Jose Ignacio Gavara
31 January 2021
This presentation is part of the Final Project of the Coursera Data Science Capstone course. The final project consists of two parts:
The purpose of the app is to predict the next word in a text that a user has entered a part of. The app works with data from files contained in Swiftkey.zip, which is larger than 0.5 gb.
A sample of 1% of files has been taken, since the files are very large and would slow down computing time a lot, and I have created a single file (Corpus) that will be divided into three others that will make up the database from which the app will predict the next word in the combination of words entered in the input box.

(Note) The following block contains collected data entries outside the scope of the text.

# zjkang/Relation-DETR

Hardware: AMD Instinct MI355X
Metric: images/sec @ 800×1333, 300 queries, R50 4-level; achieved HBM GB/s (higher is better)
Workload: dtype bf16; 1 GPU; relation_detr_resnet50_800_1333 transformer stack from feature pyramids: 6 encoder layers (MSDA self-attn, S=22323, 4 levels) + two-stage top-k + 6 decoder layers (relation-biased self-attn + MSDA cross-attn + box refinement) + top-300 detections; backbone/neck excluded; batch_per_gpu=4, global_batch=4, queries=900, levels=4, launch=hipGraph replay, streams=2, gemm_tuning=False, parallelism=image-parallel x1

## Files before the change

include/relation_detr_amd.h:

```cpp
#ifndef RELATION_DETR_AMD_H
#define RELATION_DETR_AMD_H

#include <stdint.h>

#ifdef __cplusplus
extern "C" {
#endif

#define RDETR_ABI_VERSION 3

typedef enum rdetr_status {
    RDETR_OK = 0,
    RDETR_ERR_INVALID_ARG = -1,
    RDETR_ERR_UNSUPPORTED = -2,
    RDETR_ERR_LAUNCH = -3
} rdetr_status;

int rdetr_abi_version(void);
const char *rdetr_status_string(int status);

int rdetr_msda_forward_f32(const float *value, const int64_t *spatial_shapes, const int64_t *level_start_index,
                           const float *sampling_loc, const float *attn_weight, int B, int S, int H, int D,
                           int L, int Nq, int P, float *out, void *stream);

// ... 219 lines not shown
int rdetr_query_pos_inproj_k256_bf16(const uint16_t *emb, long long lde, const uint16_t *query, long long ldq, const uint16_t *pw1a,
                                     const uint16_t *pw1b, const uint16_t *b1, const uint16_t *pw2, const uint16_t *b2, const uint16_t *pv1,
                                     const uint16_t *c1, const uint16_t *pv2, const uint16_t *c2, const uint16_t *pwq, const uint16_t *pwk,
                                     const uint16_t *pwv, const uint16_t *bias, long long M, uint16_t *out_pos, uint16_t *out_qpp,
                                     uint16_t *out_qk, long long ldqk, uint16_t *out_v, long long ldv, void *stream);

int rdetr_encoder_proj_k256_bf16(const uint16_t *x, long long ldx, const uint16_t *xq, long long ldq, const uint16_t *pwv,
                                 const uint16_t *bv, const uint16_t *pwq, const uint16_t *bq, const uint8_t *row_mask, int B, int S,
                                 int q_cols, uint16_t *out_hm, uint16_t *out_q, void *stream);

int rdetr_detections_from_topk(const float *score, const long long *index, const float *boxes, const long long *image_sizes, int B,
                               int N, int C, int K, float *out, void *stream);

int rdetr_scaled_pos(const void *a, const void *scale, const void *query, long long n, int is_bf16, void *pos, void *qp, void *stream);

int rdetr_decoder_reference(const float *reference, const float *valid_ratios, int B, int N, int L, int F, float temperature,
                            float scale, float *ref_in, void *emb, int emb_is_bf16, void *stream);

int rdetr_pyramid_points(const unsigned char *const *level_masks, const int *level_hw, int L, int B, const unsigned char *pad_mask,
                         int keep_is_bf16, float *valid_ratios, float *reference, float *logit, void *keep, void *stream);
int rdetr_nchw_to_tokens(const void *src, const void *add_vec, int is_bf16, int B, int C, int P,
                         long long out_image_stride, long long ld_out, void *out, void *stream);
int rdetr_nchw_levels_to_tokens(const void *const *level_src, const void *const *level_vec, const int *level_pixels, int L,
                                int is_bf16, int B, int C, long long out_image_stride, long long ld_out, void *out, void *stream);

int rdetr_linear_k256_bf16(const uint16_t *x, long long ldx, const uint16_t *w, const uint16_t *bias, long long M, int N,
                           int relu, uint16_t *out, long long ldo, void *stream);

int rdetr_linear_pack_k256_bf16(const uint16_t *w, uint16_t *packed, void *stream);
int rdetr_linear_ln_k256_bf16(const uint16_t *x, long long ldx, const uint16_t *packed, const uint16_t *bias,
                              const uint16_t *residual, long long ldr, const uint16_t *gamma, const uint16_t *beta, float eps,
                              long long M, uint16_t *out, long long ldo, void *stream);

int rdetr_ffn_k256_pack_bf16(const uint16_t *w1, const uint16_t *w2, int F, uint16_t *packed, void *stream);
int rdetr_ffn_k256_bf16(const uint16_t *x, long long ldx, const uint16_t *packed, const uint16_t *b1, const uint16_t *b2,
                        long long M, int F, uint16_t *out, long long ldo, void *stream);
int rdetr_ffn_ln_k256_bf16(const uint16_t *x, long long ldx, const uint16_t *packed, const uint16_t *b1, const uint16_t *b2,
                           const uint16_t *gamma, const uint16_t *beta, float eps, const uint16_t *pos, long long ldp,
                           long long M, int F, uint16_t *out, long long ldo, uint16_t *out2, long long ldo2, void *stream);
int rdetr_ffn_k256_train_bf16(const uint16_t *x, long long ldx, const uint16_t *packed, const uint16_t *b1, const uint16_t *b2,
                              long long M, int F, uint16_t *out, long long ldo, uint16_t *hid, long long ldh, void *stream);
int rdetr_ffn_k256_backward_bf16(const uint16_t *dy, long long lddy, const uint16_t *packed_t, const uint16_t *hid, long long ldh,
                                 long long M, int F, uint16_t *dh, long long ldd, uint16_t *dx, long long lddx, void *stream);
int rdetr_ffn_k256_pack_f32(const float *w1, long long w1_row_stride, long long w1_col_stride, const float *w2,
                            long long w2_row_stride, long long w2_col_stride, const float *b1, const float *b2, int F,
                            uint16_t *packed, uint16_t *biases_bf16, void *stream);
int rdetr_ffn_k256_train_xf32_bf16(const float *x, long long ldx, const uint16_t *packed, const uint16_t *b1, const uint16_t *b2,
                                   long long M, int F, uint16_t *out, long long ldo, uint16_t *hid, long long ldh, uint16_t *xlp,
                                   long long ldxl, void *stream);
int rdetr_ffn_k256_backward_dxf32_bf16(const uint16_t *dy, long long lddy, const uint16_t *packed_t, const uint16_t *hid,
                                       long long ldh, long long M, int F, uint16_t *dh, long long ldd, float *dx, long long lddx,
                                       void *stream);
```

The app uses an algorithm based on n-grams. An n-gram is a combination of n items, in this case words. From the corpus, three files have been generated divided by the n-gram of the that these files contain (two, three and four words), to make the prediction more efficient. Depending on the number of words entered by the user, the algorithm starts looking in one or another file, continuing in descending order of n-grams if it does not find a result in the first file.
The application is available at this link: https://jigavara.shinyapps.io/wordpredictor/
The user enters one or more words.
If the user does not enter any words, the app returns the prediction “NULL”
If the app does not find any combination of words In the files that matches the input, the app will return “the”, as this is the most common word.
In the remaining cases, the app will return the next word that continues in the corpus the combination of words entered by the user.
The app is a “proof of concept” that can serve as the basis for more sophisticated applications that would use larger databases. These applications would be very useful for Internet search engine users from both PC and smartphone, as well as for users of instant messaging or e-mail applications.